WORK TASK =
In how many lines of these records does the word "strided" appear? Give the number by itself.
--- SUPPLIED MATERIAL Enclosed Below ---
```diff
@@ -686,15 +705,15 @@
             }
         }
         if (part) {
-            const bool all_diff = (!INDEL && ref4c >= 4);
+            const bool all_diff = (!INDEL && primary >= 4);
             const uint32_t n_fwd = n - n_rev;
             const uint32_t d_rev = all_diff ? n_rev : o_rev, d_fwd = all_diff ? n_fwd : n_other - o_rev;
             const uint32_t cnt4 = (n_fwd - d_fwd) | (n_rev - d_rev) << 8 | d_fwd << 16 | d_rev << 24;
             uint32_t wm = 0;
-            if (cnt_raw > BCFGPU_MAX_DEPTH) wm = *reinterpret_cast<volatile uint32_t*>(&cr.misc[cell]) & CR_WIDE;
-            if (!wm) cr.qs64[cell] = qs64;
-            cr.adf[cell] = (uint32_t)ad64; cr.adr[cell] = (uint32_t)(ad64 >> 32); cr.cnt4[cell] = cnt4;
-            cr.misc[cell] = code | wm | (scr & 0xff) << 8;
+            if (cnt_raw > BCFGPU_MAX_DEPTH) wm = *reinterpret_cast<volatile uint32_t*>(&cr.misc[cell_b]) & CR_WIDE;
+            if (!wm) cr.qs64[cell_b] = qs64;
+            cr.adf[cell_b] = (uint32_t)ad64; cr.adr[cell_b] = (uint32_t)(ad64 >> 32); cr.cnt4[cell_b] = cnt4;
+            cr.misc[cell_b] = code | wm | (scr & 0xff) << 8;
             done = true;
         }
         if (nb == 0xffffffffu) break;
diff --git a/bcftools_amd/csrc/kernels.h b/bcftools_amd/csrc/kernels.h
--- a/bcftools_amd/csrc/kernels.h
+++ b/bcftools_amd/csrc/kernels.h
@@ -46,6 +46,7 @@
     int lds_cap;
     int part_cols;
     uint32_t n_reads;
+    uint32_t site_mul;
     const int8_t   *ref16;
     const uint32_t *off;
     const uint32_t *rd;
```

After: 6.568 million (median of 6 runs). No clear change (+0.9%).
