@@ -16,11 +21,10 @@
   }
 }
 
-template <int NW, int NJ, int MODE>
+template <int NW, int NJ, int MODE, bool TABLE>
 __global__ __launch_bounds__(NW * 64, NW == 4 ? 2 : 1) void conv_wide1x1_split_kernel(const ConvParams p) {
   constexpr int BM = NW * NJ * 16;
   constexpr int NG = 32 / NW;
-  constexpr int ST = MODE == 2 ? NJ : 4 * NJ;
   extern __shared__ __attribute__((aligned(16))) char smem[];
   const int tid = threadIdx.x, lane = tid & 63;
   const int wave = __builtin_amdgcn_readfirstlane(tid >> 6);
@@ -55,7 +59,7 @@
   bool valid[NJ];
   long long opix[NJ];
   const float* wv[NJ];
-  const bool full = m0 + (wave + 1) * NJ * 16 <= M;
+  const int ent0 = MODE == 2 ? m0 / (p.Ho * p.Wo) : 0;
 #pragma unroll
   for (int j = 0; j < NJ; ++j) {
     const int m = m0 + (wave * NJ + j) * 16 + fi;
@@ -68,7 +72,8 @@
     for (int s = 0; s < KS; ++s) { xh[s][j] = *(const half8*)(xp + s * 32); xl[s][j] = *(const half8*)(xp + p.in_lo + s * 32); }
     if (MODE == 2) {
       const int slot = p.dot_slot[n];
-      wv[j] = p.dot_w + (long long)p.dot_cls[slot] * p.Cout;
+      if (TABLE) wv[j] = (const float*)(smem + DOT_OFF) + min(n - ent0, DOT_CAP - 1) * DOT_PITCH;
+      else wv[j] = p.dot_w + (long long)p.dot_cls[slot] * p.Cout;
       opix[j] = (long long)slot * (4 * p.Ho * p.Wo) + (long long)(2 * y) * (2 * p.Wo) + 2 * x;
     } else {
       wv[j] = nullptr;
@@ -76,7 +81,6 @@
     }
   }
   const bool has_res = MODE == 0 && p.res != nullptr;
-  half8 rh[NJ], rl[NJ], qh[NJ], ql[NJ];
   auto load_res = [&](int pass, half8* h, half8* l) {
     const int c = (pass >> 1) * 64 + fq * 16 + (pass & 1) * 8;
 #pragma unroll
@@ -87,10 +91,24 @@
     }
   };
 #pragma unroll
-  for (int j = 0; j < NJ; ++j) { rh[j] = half8{0, 0, 0, 0, 0, 0, 0, 0}; rl[j] = rh[j]; qh[j] = rh[j]; ql[j] = rh[j]; }
-#pragma unroll
   for (int k = 0; k < NG; ++k) stage_piece(0, k);
-  if (has_res) load_res(0, rh, rl);
+  if (TABLE) {
+    float* tb = (float*)(smem + TAB_OFF);
+    for (int i = tid * 4; i < rows; i += NW * 64 * 4) {
+      *(f32x4*)(tb + i) = *(const f32x4*)(p.bias + i);
+      *(f32x4*)(tb + TAB_ROWS + i) = *(const f32x4*)(p.wscale + i);
+    }
+    if (MODE == 2) {
+      const int last = (min(m0 + BM, M) - 1) / (p.Ho * p.Wo);
+      const int ne = min(last - ent0 + 1, DOT_CAP);
+      float* dt = (float*)(smem + DOT_OFF);
+      for (int i = tid; i < ne * 64; i += NW * 64) {
+        const int e = i >> 6, c = (i & 63) * 4;
+        const float* row = p.dot_w + (long long)p.dot_cls[p.dot_slot[ent0 + e]] * p.Cout;
+        *(f32x4*)(dt + e * DOT_PITCH + c) = *(const f32x4*)(row + c);
+      }
+    }
+  }
 
 #pragma unroll
   for (int s = 0; s < KS; ++s)
@@ -100,22 +118,53 @@
   half8 kh[MODE == 0 ? NJ : 1], kl[MODE == 0 ? NJ : 1];
 #pragma unroll
   for (int j = 0; j < NJ; ++j) { sdot[j] = 0.f; gsum[j] = 0.f; }
-  int pend = 0;
-  auto run_pass = [&](const int pass, half8 (&ch)[NJ], half8 (&cl)[NJ], half8 (&nh)[NJ], half8 (&nl)[NJ]) __attribute__((always_inline)) {
-    if (pend) asm volatile("s_waitcnt vmcnt(%0)" ::"n"(ST) : "memory");
-    else asm volatile("s_waitcnt vmcnt(0)" ::: "memory");
+#ifdef RS_WIDE1X1_PHASES
+  unsigned long long ph_t = __builtin_amdgcn_s_memtime(), ph_loop = 0, ph_vm = 0, ph_lds = 0, ph_bar = 0, ph_epi = 0;
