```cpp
extern "C" int smt_conv1d_wgrad(const smt_conv_desc* d, float* dweight, int64_t stride_out, int64_t stride_in,
                                int64_t stride_tap, const int* tap_map, float* dbias, void* workspace,
                                size_t workspace_bytes, smt_stream_t stream_) {
  hipStream_t stream = (hipStream_t)stream_;
  SMT_CHECK_ARG(d && tap_map, "smt_conv1d_wgrad: null pointer");
  SMT_CHECK_ARG(d->taps >= 1 && d->taps <= WG_MAX_TAPS, "smt_conv1d_wgrad: taps must be in [1, 16]");
  SMT_CHECK_ARG(d->x && d->y && dweight && workspace, "smt_conv1d_wgrad: null pointer");
  SMT_CHECK_ARG(d->dtype == SMT_BF16 || d->dtype == SMT_F32, "smt_conv1d_wgrad: bad dtype");
  const bool bf = d->dtype == SMT_BF16;
  const int epv = bf ? 8 : 4;
  SMT_CHECK_ARG(d->c_in % epv == 0 && d->c_out % epv == 0 && d->ld_x % epv == 0 && d->ld_y % epv == 0,
                "smt_conv1d_wgrad: channels / pitches must keep 16-byte alignment");
  WgradPlan pl;
  wgrad_plan(d, &pl);
  SMT_CHECK_ARG(workspace_bytes >= pl.ws_bytes, "smt_conv1d_wgrad: workspace too small");
  const bool empty = d->batch <= 0 || d->t_out <= 0;
  for (int i = 0; i < pl.n; ++i) {
    const WgradLaunch& l = pl.l[i];
    float* slab = reinterpret_cast<float*>((char*)workspace + l.ws_off);
    float* db = i == 0 ? dbias : nullptr;
    if (l.variant == WG_SHIFT) {
      ShiftArgs a;
      a.x = d->x; a.dy = d->y; a.slab = slab; a.lens_in = d->lens_in;
      a.x_bs = d->bs_x; a.dy_bs = d->bs_y; a.ldx = d->ld_x; a.ldy = d->ld_y;
      a.B = d->batch; a.Tin = d->t_in; a.Tout = d->t_out; a.pad = l.pad; a.rs = pl.sh.rs;
      a.tiles_per_item = pl.sh.tiles_per_item; a.tiles_per_wg = pl.sh.tiles_per_wg; a.n_chunks = l.n_chunks;
      a.nblk_ci = l.nblk_ci; a.nblk_co = l.nblk_co; a.with_bias = db ? 1 : 0;
      const __bf16* zp = (const __bf16*)d->zero_page;
      switch (d->taps) {
        case 3: launch_lds(conv_wgrad_shift_kernel<3>, l.grid, 512, l.lds, stream, a, zp); break;
        case 5: launch_lds(conv_wgrad_shift_kernel<5>, l.grid, 512, l.lds, stream, a, zp); break;
        case 7: launch_lds(conv_wgrad_shift_kernel<7>, l.grid, 512, l.lds, stream, a, zp); break;
        default: launch_lds(conv_wgrad_shift_kernel<9>, l.grid, 512, l.lds, stream, a, zp); break;
      }
      SMT_CHECK_LAUNCH(kWgradName[l.variant]);
    } else if (!empty) {
      SMT_CHECK_ARG(l.lds <= WG_MAX_LDS, "conv_wgrad: tile needs %zu B of LDS", l.lds);
      WgradArgs a;
      a.x = d->x; a.dy = d->y; a.slab = slab; a.lens_in = d->lens_in;
      a.x_bs = d->bs_x; a.dy_bs = d->bs_y; a.ldx = d->ld_x; a.ldy = d->ld_y;
      a.B = d->batch; a.Tin = d->t_in; a.Tout = d->t_out; a.Ty = d->t_y; a.Cin = d->c_in; a.Cout = d->c_out;
      a.taps = l.taps; a.stride = d->stride; a.dil = d->dilation; a.pad = l.pad;
      a.out_stride = d->out_stride; a.out_offset = d->out_offset;
      a.rows_per_chunk = l.rows_per_chunk; a.chunks_per_batch = l.chunks_per_batch;
      a.nblk_ci = l.nblk_ci; a.nblk_co = l.nblk_co; a.with_bias = db ? 1 : 0;
      const bool strided = d->stride > 1;
      const int planes = l.taps + 1;
      const WgradKernel k = l.variant == WG_DMA ? dma_kernel(planes)
                          : bf && l.cib == 128  ? generic_kernel<__bf16, 128, false>(planes)
                          : bf ? (strided ? generic_kernel<__bf16, 64, true>(planes) : generic_kernel<__bf16, 64, false>(planes))
                               : (strided ? generic_kernel<float, 64, true>(planes) : generic_kernel<float, 64, false>(planes));
      launch_lds(k, l.grid, l.variant == WG_DMA ? 512 : l.cib * 4, l.lds, stream, a);
      SMT_CHECK_LAUNCH(kWgradName[l.variant]);
    }
    const int bias_cols = l.variant == WG_SHIFT ? 4 : 1;
    int rc = launch_wgrad_reduce(slab, dweight, db, empty ? 0 : l.n_chunks, l.nblk_co, l.nblk_ci, l.taps, d->c_in, d->c_out,
                                 l.cib, stride_out, stride_in, stride_tap, tap_map + l.j0, stream, bias_cols);
    if (rc) return rc;
  }
  return 0;
}
```

### speech-masters-thesis_amd/smt_amd/convops.py

```python
import contextlib
import ctypes
import os
from dataclasses import dataclass

import torch

from . import native as N
from . import packing
from . import profiler
from .packing import Part
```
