template <int COUT, int PLANES>
__device__ __forceinline__ void spconv_first16_body(
    const float* __restrict__ feat_in, const int* __restrict__ nbr, const int* __restrict__ n_out_p, int out_cap, int c_in,
    int in_ld, int k_vol, const float* __restrict__ weight, Epi16 epi, __half* __restrict__ out_hi,
    __half* __restrict__ out_lo, float* __restrict__ out_f32, int* __restrict__ overflow) {
  extern __shared__ float w_s[];
  for (int i = threadIdx.x; i < k_vol * c_in * COUT; i += blockDim.x) w_s[i] = weight[i];
  __syncthreads();
  constexpr int kParts = COUT / 16;
  constexpr int kSub = 4;
  constexpr int kMaxK = 8;
  const int n_out = min(*n_out_p, out_cap);
  const long long items = (long long)n_out * kParts;
  const long long items_pad = (items + 7) / 8 * 8;
  bool ovf = false;
  for (long long e = (long long)blockIdx.x * blockDim.x + threadIdx.x; e < items_pad * kSub; e += (long long)gridDim.x * blockDim.x) {
    const long long item = e / kSub;
    const int sub = (int)(e % kSub);
    const bool on = item < items;
    const int o = on ? (int)(item / kParts) : 0, col = (int)(item % kParts) * 16;
    int src[kMaxK];
#pragma unroll
    for (int t = 0; t < kMaxK; ++t) {
      const int k = sub + t * kSub;
      src[t] = (on && k < k_vol) ? __ldg(nbr + (size_t)k * out_cap + o) : -1;
    }
    float acc[16];
#pragma unroll
    for (int q = 0; q < 16; ++q) acc[q] = 0.f;
#pragma unroll
    for (int t = 0; t < kMaxK; ++t) {
      if (src[t] < 0) continue;
      const int k = sub + t * kSub;
      for (int ci = 0; ci < c_in; ++ci) {
        const float a = __ldg(feat_in + (size_t)src[t] * in_ld + ci);
        const float* w = w_s + ((size_t)k * c_in + ci) * COUT + col;
#pragma unroll
        for (int q = 0; q < 16; ++q) acc[q] = fmaf(a, w[q], acc[q]);
      }
    }
#pragma unroll
    for (int q = 0; q < 16; ++q) {
      acc[q] += __shfl_xor_sync(0xffffffffu, acc[q], 1);
      acc[q] += __shfl_xor_sync(0xffffffffu, acc[q], 2);
    }
    if (on && sub == 0) ovf |= epilogue16<PLANES>(acc, epi, (size_t)o * COUT, col, out_hi, out_lo, out_f32);
  }
  if (ovf && overflow) atomicOr(overflow, 1);
}

template <int COUT>
__global__ void __launch_bounds__(256)
spconv_first16_kernel(const float* __restrict__ feat_in, const int* __restrict__ nbr, const int* __restrict__ n_out_p,
                      int out_cap, int c_in, int in_ld, int k_vol, const float* __restrict__ weight, Epi16 epi,
                      __half* __restrict__ out_hi, __half* __restrict__ out_lo, float* __restrict__ out_f32,
                      int* __restrict__ overflow) {
  spconv_first16_body<COUT, 2>(feat_in, nbr, n_out_p, out_cap, c_in, in_ld, k_vol, weight, epi, out_hi, out_lo, out_f32,
                               overflow);
}

template <int COUT>
__global__ void __launch_bounds__(256)
spconv_first16_f16_kernel(const float* __restrict__ feat_in, const int* __restrict__ nbr, const int* __restrict__ n_out_p,
                          int out_cap, int c_in, int in_ld, int k_vol, const float* __restrict__ weight, Epi16 epi,
                          __half* __restrict__ out_hi, __half* __restrict__ out_lo, float* __restrict__ out_f32,
                          int* __restrict__ overflow) {
  spconv_first16_body<COUT, 1>(feat_in, nbr, n_out_p, out_cap, c_in, in_ld, k_vol, weight, epi, out_hi, out_lo, out_f32,
                               overflow);
}

__global__ void __launch_bounds__(256)
pack_weight16_kernel(const float* __restrict__ w, int c_in, int c_out, int k_vol, int n_slots_k, int n_kb, int pack,
                     float w_mul, __half* __restrict__ packed) {
  const long long total = (long long)n_slots_k * n_kb * 2 * c_out * kOsKc;
  for (long long e = (long long)blockIdx.x * blockDim.x + threadIdx.x; e < total; e += (long long)gridDim.x * blockDim.x) {
    long long t = e;
    const int cc = (int)(t % kOsKc); t /= kOsKc;
    const int n = (int)(t % c_out); t /= c_out;
    const int part = (int)(t % 2); t /= 2;
    const int kb = (int)(t % n_kb); t /= n_kb;
    int k = (int)t;
    int ci = kb * kOsKc + cc;
    if (pack > 1) { k = k * pack + cc / c_in; ci = cc % c_in; }
    const float x = (ci < c_in && k < k_vol) ? w[((size_t)k * c_in + ci) * c_out + n] * w_mul : 0.0f;
    k = (int)t;
    __half hi, lo;
    split_f16(x, hi, lo);
    const size_t tile = (((size_t)k * n_kb + kb) * 2 + part) * (size_t)(c_out * kOsKc);
    const uint32_t off = sw128_offset(n, cc >> 3) + (cc & 7) * 2;
    packed[tile + off / 2] = part == 0 ? hi : lo;
  }
}

template <int PLANES>
__global__ void __launch_bounds__(256)
split16_kernel(const float* __restrict__ x, long long n, __half* __restrict__ hi, __half* __restrict__ lo,
               int* __restrict__ overflow) {
  bool ovf = false;
  for (long long e = (long long)blockIdx.x * blockDim.x + threadIdx.x; e < n; e += (long long)gridDim.x * blockDim.x) {
    ovf |= store16p<PLANES>(x[e], hi + e, lo + e);
  }
  if (ovf && overflow) atomicOr(overflow, 1);
}

template <int PLANES>
__global__ void __launch_bounds__(256)
merge16_kernel(const __half* __restrict__ hi, const __half* __restrict__ lo, long long n, float* __restrict__ x) {
  for (long long e = (long long)blockIdx.x * blockDim.x + threadIdx.x; e < n; e += (long long)gridDim.x * blockDim.x) {
    if constexpr (PLANES == 2) x[e] = __half2float(hi[e]) + __half2float(lo[e]);
    else x[e] = __half2float(hi[e]);
  }
}
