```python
# ... 177 lines not shown
    L.hmk_align_pairs_global.argtypes = [vp, p_u32, p_u32, u64, i32, i32, p_i32, p_u8, p_u64, p_u64]
    L.hmk_score_with_shift.argtypes = [vp, p_u32, p_u32, u64, i32, i32, p_i32, p_i32]
    L.hmk_score_block_shifted.argtypes = [vp, u32, u32, u32, u32, i32, i32, p_i32]
    L.hmk_score_block_local.argtypes = [vp, u32, u32, u32, u32, i32, i32, p_i32]
    L.hmk_score_block_global.argtypes = [vp, u32, u32, u32, u32, i32, i32, p_i32]
    L.hmk_neighbors_shifted.argtypes = [vp, i32, i32, i32, u32, u32, p_u64, u64, p_u64, C.POINTER(NeighborStats)]
    L.hmk_neighbors_local.argtypes = [vp, i32, i32, i32, u32, u32, p_u64, u64, p_u64, C.POINTER(NeighborStats)]
    L.hmk_neighbors_global.argtypes = [vp, i32, i32, i32, u32, u32, p_u64, u64, p_u64, C.POINTER(NeighborStats)]
    L.hmk_neighbors_shifted_dev.argtypes = [vp, i32, i32, i32, u32, u32, vp, u64, vp, vp]
    L.hmk_compact_edges_dev.argtypes = [vp, vp, u64, vp, vp, u64, vp, vp]
    L.hmk_pack_rows_dev.argtypes = [vp, vp, u64, vp, i32, vp, vp, u64, vp]
    L.hmk_unpack_rows_dev.argtypes = [vp, vp, vp, i32, vp, u64, vp]
    L.hmk_neighbors_last_plan.argtypes = [vp, C.POINTER(NeighborStats)]
    L.hmk_neighbors_last_plan_shared.argtypes = [vp, C.POINTER(C.c_uint32), C.POINTER(C.c_uint32)]
    L.hmk_neighbors_last_plan_tables.argtypes = [vp, C.POINTER(C.c_uint32), C.POINTER(C.c_uint64)]
    L.hmk_search_shifted.argtypes = [vp, u32, u32, u32, u32, i32, i32, i32, p_u64, u64, p_u64, C.POINTER(NeighborStats)]
    L.hmk_search_local.argtypes = [vp, u32, u32, u32, u32, i32, i32, i32, p_u64, u64, p_u64, C.POINTER(NeighborStats)]
    L.hmk_search_global.argtypes = [vp, u32, u32, u32, u32, i32, i32, i32, p_u64, u64, p_u64, C.POINTER(NeighborStats)]
    L.hmk_search_best_shifted.argtypes = [vp, u32, u32, u32, u32, i32, i32, i32, u32, p_u32, p_i32, p_u32, C.POINTER(NeighborStats)]
    L.hmk_assign_shifted.argtypes = [vp, u32, u32, u32, u32, p_u32, p_i32, u32, i32, i32, i32, u32, p_u32, p_i32, p_u32,
                                     C.POINTER(NeighborStats)]
    L.hmk_assign_local.argtypes = [vp, u32, u32, u32, u32, p_u32, p_i32, u32, i32, i32, i32, u32, p_u32, p_i32, p_u32,
                                   C.POINTER(NeighborStats)]
    L.hmk_match_clusters_shifted.argtypes = [vp, u32, u32, p_u32, u32, u32, u32, p_u32, p_i32, u32, i32, i32, i32, u32, p_u32, p_i32, p_u32,
                                             C.POINTER(NeighborStats)]
    L.hmk_match_clusters_local.argtypes = [vp, u32, u32, p_u32, u32, u32, u32, p_u32, p_i32, u32, i32, i32, i32, u32, p_u32, p_i32, p_u32,
                                           C.POINTER(NeighborStats)]
    L.hmk_greedy_continue.argtypes = [vp, u32, u32, u32, u32, p_u32, p_i32, u32, i32, i32, i32, p_i32, p_i32, C.POINTER(ContinueStats)]
    L.hmk_greedy_cluster.argtypes = [vp, i32, i32, i32, i32, p_i32, p_i32, p_i32, C.POINTER(GreedyStats)]
    L.hmk_greedy_from_edges_dev.argtypes = [vp, vp, u64, i32, i32, p_i32, p_i32, p_i32, C.POINTER(GreedyStats)]
# ... 54 lines not shown
```

hammock_amd/api.py:

```python
from __future__ import annotations

import ctypes as C

import numpy as np

from . import _native as N

AMINO_ACIDS = "ARNDCQEGHILKMFPSTWYVBZX*"
_NAME_TO_NUM = {c: i for i, c in enumerate(AMINO_ACIDS)}


class HammockException(Exception):
    """HammockException.java"""


class DataException(HammockException):
    """DataException.java -- e.g. "Shift too big" (ShiftedScorer.java:59-62)."""


class FileFormatException(HammockException):
    """FileFormatException.java"""


class DeviceError(HammockException):
# ... 544 lines not shown
            self._raise(st)

    def last_plan(self):
        stats = N.NeighborStats()
        st = N.lib.hmk_neighbors_last_plan(self._h, C.byref(stats))
        if st:
            self._raise(st)
        return stats

    def last_plan_shared(self):
        paired, shared = C.c_uint32(0), C.c_uint32(0)
        st = N.lib.hmk_neighbors_last_plan_shared(self._h, C.byref(paired), C.byref(shared))
        if st:
            self._raise(st)
        return int(paired.value), int(shared.value)

    def last_plan_tables(self):
        tiles, nbytes = C.c_uint32(0), C.c_uint64(0)
        st = N.lib.hmk_neighbors_last_plan_tables(self._h, C.byref(tiles), C.byref(nbytes))
        if st:
            self._raise(st)
        return int(tiles.value), int(nbytes.value)

    def greedy_cluster(self, max_shift, shift_penalty, threshold, max_clusters):
        cid = np.full(max(self.n, 1), -1, dtype=np.int32)
        order = np.full(max(self.n, 1), -1, dtype=np.int32)
        self.member_rank = np.zeros(max(self.n, 1), dtype=np.int32)
        stats = N.GreedyStats()
        st = N.lib.hmk_greedy_cluster(self._h, int(max_shift), int(shift_penalty), int(threshold), int(max_clusters),
                                      _ptr(cid, C.c_int32), _ptr(order, C.c_int32),
# ... 633 lines not shown
```

hammock_amd/csrc/hmk_api.cpp:

```cpp
#include "hmk_ctx.h"

using namespace hmk::impl;

extern "C" {

int hmk_abi_version(void) { return HMK_ABI_VERSION; }

double hmk_last_kernel_ms(const hmk_ctx *ctx) { return ctx ? ctx->last_kernel_ms : 0.0; }

const char *hmk_last_error(const hmk_ctx *ctx) { return ctx ? ctx->err.c_str() : g_last_error.c_str(); }

int hmk_create(const int32_t *matrix, int device, hmk_ctx **out) {
    if (!matrix || !out) return fail(nullptr, HMK_ERR_BAD_ARG, "hmk_create: null argument");
    *out = nullptr;
    hmk_ctx *ctx = new (std::nothrow) hmk_ctx();
    if (!ctx) return fail(nullptr, HMK_ERR_OOM, "out of memory");
    std::memcpy(ctx->M, matrix, sizeof(ctx->M));
    ctx->min_m = ctx->max_m = matrix[0];
    for (int e = 0; e < 576; e++) {
        ctx->min_m = std::min(ctx->min_m, matrix[e]);
        ctx->max_m = std::max(ctx->max_m, matrix[e]);
        if (matrix[e] != matrix[(e % 24) * 24 + e / 24]) ctx->symmetric = false;
        if (matrix[e] < -1000 || matrix[e] > 1000) {
            delete ctx;
// ... 253 lines not shown
    if (!ctx->plan.valid) return fail(ctx, HMK_ERR_BAD_ARG, "no neighbour pass has been planned yet");
    *stats = ctx->plan.stats;
    return HMK_OK;
}

int hmk_neighbors_last_plan_shared(hmk_ctx *ctx, uint32_t *paired_tiles, uint32_t *run_shared_tiles) {
    if (!ctx || !paired_tiles || !run_shared_tiles) return fail(ctx, HMK_ERR_BAD_ARG, "null argument");
    std::lock_guard<std::mutex> lock(ctx->mu);
    refresh_switches(ctx);
    if (!ctx->plan.valid) return fail(ctx, HMK_ERR_BAD_ARG, "no neighbour pass has been planned yet");
    *paired_tiles = ctx->plan.paired_tiles;
    *run_shared_tiles = ctx->plan.run_shared_tiles;
    return HMK_OK;
}

int hmk_neighbors_last_plan_tables(hmk_ctx *ctx, uint32_t *table_tiles, uint64_t *table_bytes) {
    if (!ctx || !table_tiles || !table_bytes) return fail(ctx, HMK_ERR_BAD_ARG, "null argument");
    std::lock_guard<std::mutex> lock(ctx->mu);
    refresh_switches(ctx);
    if (!ctx->plan.valid) return fail(ctx, HMK_ERR_BAD_ARG, "no neighbour pass has been planned yet");
    *table_tiles = ctx->plan.table_tiles;
    *table_bytes = ctx->plan.table_bytes;
    return HMK_OK;
}
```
--- End of Enclosed SUPPLIED MATERIAL ---
EXERCISE RESULT =
3